** DATA PROVIDED follows **
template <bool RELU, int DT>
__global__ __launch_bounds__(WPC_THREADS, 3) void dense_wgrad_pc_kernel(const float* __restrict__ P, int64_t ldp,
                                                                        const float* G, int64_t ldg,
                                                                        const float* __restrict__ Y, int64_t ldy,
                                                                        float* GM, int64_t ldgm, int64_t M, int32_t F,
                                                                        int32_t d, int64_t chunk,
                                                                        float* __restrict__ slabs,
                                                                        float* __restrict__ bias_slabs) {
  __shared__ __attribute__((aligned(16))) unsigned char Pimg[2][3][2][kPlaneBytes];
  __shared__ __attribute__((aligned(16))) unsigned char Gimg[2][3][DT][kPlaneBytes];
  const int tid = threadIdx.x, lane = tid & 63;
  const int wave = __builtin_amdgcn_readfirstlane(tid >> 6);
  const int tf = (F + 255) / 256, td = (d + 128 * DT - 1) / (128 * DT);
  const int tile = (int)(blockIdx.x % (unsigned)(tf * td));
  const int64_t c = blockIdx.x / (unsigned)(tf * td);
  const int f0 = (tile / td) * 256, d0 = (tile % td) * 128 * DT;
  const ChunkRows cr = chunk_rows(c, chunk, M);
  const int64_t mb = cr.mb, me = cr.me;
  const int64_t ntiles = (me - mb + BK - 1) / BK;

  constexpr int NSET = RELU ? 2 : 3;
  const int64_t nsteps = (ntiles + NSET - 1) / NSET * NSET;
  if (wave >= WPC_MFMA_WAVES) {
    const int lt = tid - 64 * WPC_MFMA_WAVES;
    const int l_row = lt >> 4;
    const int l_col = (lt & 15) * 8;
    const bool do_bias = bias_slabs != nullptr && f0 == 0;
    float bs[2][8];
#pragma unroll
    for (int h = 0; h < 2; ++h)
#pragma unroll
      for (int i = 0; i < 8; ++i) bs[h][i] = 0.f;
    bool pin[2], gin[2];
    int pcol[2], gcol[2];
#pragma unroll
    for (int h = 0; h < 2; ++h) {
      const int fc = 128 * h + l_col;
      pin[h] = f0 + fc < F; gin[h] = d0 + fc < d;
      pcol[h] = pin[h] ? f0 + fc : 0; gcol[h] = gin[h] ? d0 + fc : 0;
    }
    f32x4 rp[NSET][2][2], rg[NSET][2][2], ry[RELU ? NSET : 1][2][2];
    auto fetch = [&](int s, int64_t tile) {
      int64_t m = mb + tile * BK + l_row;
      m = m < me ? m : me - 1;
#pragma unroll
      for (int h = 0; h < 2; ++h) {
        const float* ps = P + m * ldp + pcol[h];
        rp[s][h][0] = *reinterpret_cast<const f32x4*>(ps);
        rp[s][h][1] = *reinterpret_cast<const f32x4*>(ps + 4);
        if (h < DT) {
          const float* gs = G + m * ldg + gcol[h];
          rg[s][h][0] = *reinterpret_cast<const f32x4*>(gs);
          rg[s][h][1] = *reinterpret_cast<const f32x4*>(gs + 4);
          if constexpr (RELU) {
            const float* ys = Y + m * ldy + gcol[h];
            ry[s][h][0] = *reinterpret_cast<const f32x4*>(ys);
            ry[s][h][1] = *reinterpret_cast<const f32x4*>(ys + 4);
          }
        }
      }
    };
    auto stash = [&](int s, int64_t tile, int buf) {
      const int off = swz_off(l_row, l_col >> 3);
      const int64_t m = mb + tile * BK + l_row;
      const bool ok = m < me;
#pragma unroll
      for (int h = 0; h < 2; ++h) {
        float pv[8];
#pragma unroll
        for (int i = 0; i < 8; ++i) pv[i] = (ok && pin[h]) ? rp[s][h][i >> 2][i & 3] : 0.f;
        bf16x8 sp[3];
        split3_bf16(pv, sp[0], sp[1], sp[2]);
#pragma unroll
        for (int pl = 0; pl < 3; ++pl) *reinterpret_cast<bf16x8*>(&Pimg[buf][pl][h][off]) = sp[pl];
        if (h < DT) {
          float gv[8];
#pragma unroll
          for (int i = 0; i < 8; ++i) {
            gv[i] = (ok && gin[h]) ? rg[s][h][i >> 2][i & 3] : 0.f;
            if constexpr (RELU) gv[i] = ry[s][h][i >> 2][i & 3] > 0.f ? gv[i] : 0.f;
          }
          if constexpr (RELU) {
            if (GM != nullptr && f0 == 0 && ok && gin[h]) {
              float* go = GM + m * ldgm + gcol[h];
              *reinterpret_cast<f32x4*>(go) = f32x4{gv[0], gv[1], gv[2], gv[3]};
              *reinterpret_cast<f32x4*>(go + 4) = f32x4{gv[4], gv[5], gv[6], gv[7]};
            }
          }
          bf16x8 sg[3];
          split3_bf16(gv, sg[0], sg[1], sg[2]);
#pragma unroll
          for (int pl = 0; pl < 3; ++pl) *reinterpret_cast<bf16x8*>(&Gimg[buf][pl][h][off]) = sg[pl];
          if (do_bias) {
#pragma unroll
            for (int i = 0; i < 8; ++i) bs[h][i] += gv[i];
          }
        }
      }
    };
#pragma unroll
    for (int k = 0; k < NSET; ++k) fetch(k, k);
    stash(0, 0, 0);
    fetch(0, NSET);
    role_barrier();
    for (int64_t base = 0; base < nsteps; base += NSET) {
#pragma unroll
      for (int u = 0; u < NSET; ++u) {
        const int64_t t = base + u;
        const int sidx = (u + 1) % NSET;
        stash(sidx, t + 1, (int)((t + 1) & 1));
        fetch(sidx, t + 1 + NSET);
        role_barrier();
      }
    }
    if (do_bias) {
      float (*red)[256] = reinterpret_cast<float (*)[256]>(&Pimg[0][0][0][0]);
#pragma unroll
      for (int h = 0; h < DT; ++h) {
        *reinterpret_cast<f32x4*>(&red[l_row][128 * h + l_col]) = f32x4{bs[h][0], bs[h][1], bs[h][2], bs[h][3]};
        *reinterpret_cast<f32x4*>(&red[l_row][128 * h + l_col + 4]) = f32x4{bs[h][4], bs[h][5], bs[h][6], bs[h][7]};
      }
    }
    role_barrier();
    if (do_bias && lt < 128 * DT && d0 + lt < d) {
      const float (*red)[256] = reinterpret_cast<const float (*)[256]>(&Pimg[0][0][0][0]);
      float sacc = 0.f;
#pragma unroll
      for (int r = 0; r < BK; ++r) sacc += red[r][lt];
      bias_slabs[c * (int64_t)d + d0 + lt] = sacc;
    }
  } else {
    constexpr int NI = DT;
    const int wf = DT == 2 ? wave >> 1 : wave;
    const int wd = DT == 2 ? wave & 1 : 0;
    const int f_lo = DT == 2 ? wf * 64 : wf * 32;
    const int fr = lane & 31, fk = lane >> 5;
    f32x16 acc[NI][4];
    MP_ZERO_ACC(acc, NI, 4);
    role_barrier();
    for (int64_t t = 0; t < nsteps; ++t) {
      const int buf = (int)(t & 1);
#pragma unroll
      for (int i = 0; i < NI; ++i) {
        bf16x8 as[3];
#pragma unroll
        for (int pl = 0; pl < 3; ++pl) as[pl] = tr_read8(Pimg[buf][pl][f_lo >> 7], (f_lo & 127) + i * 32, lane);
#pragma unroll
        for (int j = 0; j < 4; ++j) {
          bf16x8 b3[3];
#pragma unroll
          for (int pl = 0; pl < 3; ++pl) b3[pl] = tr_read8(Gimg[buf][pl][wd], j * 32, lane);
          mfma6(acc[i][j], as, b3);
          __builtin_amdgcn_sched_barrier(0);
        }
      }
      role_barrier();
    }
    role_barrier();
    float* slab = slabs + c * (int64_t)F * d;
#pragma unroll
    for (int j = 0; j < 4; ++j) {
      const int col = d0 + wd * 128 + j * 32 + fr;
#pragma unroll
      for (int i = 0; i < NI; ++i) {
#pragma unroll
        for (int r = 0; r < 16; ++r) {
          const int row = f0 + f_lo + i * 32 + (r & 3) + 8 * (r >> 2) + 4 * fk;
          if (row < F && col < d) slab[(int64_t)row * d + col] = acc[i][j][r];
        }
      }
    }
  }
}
** End of DATA PROVIDED **
** DATA PROVIDED follows **
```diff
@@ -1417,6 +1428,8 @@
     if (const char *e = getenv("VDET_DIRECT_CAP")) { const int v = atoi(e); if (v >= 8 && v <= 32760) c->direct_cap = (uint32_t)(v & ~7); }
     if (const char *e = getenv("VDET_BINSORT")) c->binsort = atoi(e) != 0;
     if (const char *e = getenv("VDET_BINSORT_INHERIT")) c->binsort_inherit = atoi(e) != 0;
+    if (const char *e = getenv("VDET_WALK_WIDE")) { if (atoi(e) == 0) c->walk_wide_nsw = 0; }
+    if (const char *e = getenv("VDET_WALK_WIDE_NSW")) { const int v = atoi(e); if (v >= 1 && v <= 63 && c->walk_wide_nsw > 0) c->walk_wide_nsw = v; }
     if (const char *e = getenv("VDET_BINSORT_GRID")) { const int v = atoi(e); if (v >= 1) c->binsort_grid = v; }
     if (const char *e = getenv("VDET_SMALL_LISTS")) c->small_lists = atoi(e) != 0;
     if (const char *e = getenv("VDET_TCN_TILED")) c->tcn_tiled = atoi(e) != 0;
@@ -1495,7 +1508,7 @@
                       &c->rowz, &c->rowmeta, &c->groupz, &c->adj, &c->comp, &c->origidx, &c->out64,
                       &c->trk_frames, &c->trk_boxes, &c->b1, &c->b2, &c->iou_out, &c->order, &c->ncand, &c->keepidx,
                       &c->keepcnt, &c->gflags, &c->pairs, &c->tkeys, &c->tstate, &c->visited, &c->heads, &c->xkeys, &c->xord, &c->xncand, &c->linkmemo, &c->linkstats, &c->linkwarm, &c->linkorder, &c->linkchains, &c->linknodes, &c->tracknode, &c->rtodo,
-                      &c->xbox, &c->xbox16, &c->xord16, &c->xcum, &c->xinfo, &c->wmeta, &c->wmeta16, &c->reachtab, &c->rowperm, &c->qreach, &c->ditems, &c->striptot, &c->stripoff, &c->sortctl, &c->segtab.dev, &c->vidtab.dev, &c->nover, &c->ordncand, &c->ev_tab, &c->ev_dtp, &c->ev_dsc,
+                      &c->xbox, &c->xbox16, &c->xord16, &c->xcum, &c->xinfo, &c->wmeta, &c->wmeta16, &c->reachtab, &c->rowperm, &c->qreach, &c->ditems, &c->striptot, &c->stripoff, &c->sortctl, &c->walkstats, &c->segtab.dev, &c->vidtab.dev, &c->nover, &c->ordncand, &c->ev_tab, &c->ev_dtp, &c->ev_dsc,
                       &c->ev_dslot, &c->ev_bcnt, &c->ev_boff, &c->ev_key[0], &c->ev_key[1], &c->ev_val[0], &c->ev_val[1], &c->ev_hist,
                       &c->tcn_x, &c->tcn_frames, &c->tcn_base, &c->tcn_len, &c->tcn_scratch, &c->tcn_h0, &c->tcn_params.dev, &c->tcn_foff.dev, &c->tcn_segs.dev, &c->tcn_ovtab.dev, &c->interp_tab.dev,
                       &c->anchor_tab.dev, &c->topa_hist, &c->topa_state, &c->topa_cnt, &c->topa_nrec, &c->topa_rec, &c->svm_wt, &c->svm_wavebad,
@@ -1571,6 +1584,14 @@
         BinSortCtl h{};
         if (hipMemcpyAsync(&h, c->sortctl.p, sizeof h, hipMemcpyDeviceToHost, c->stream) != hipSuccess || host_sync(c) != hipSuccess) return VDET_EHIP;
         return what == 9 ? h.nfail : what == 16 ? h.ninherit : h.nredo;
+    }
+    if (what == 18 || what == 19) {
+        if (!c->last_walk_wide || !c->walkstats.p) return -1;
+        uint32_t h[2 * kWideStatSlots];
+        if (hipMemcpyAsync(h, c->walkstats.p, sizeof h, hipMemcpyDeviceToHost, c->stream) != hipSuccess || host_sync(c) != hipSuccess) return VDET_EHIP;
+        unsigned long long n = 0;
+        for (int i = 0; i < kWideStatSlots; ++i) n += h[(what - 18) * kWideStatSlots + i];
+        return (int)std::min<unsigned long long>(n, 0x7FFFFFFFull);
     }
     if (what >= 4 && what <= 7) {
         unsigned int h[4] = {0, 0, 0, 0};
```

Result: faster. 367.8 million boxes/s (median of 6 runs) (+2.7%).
** End of DATA PROVIDED **
=== PROBLEM TO SOLVE ===
Across the entries above, find the lines with the string "nullptr" and copy them.

=== SOLVED EXERCISE ===
    const bool do_bias = bias_slabs != nullptr && f0 == 0;
            if (GM != nullptr && f0 == 0 && ok && gin[h]) {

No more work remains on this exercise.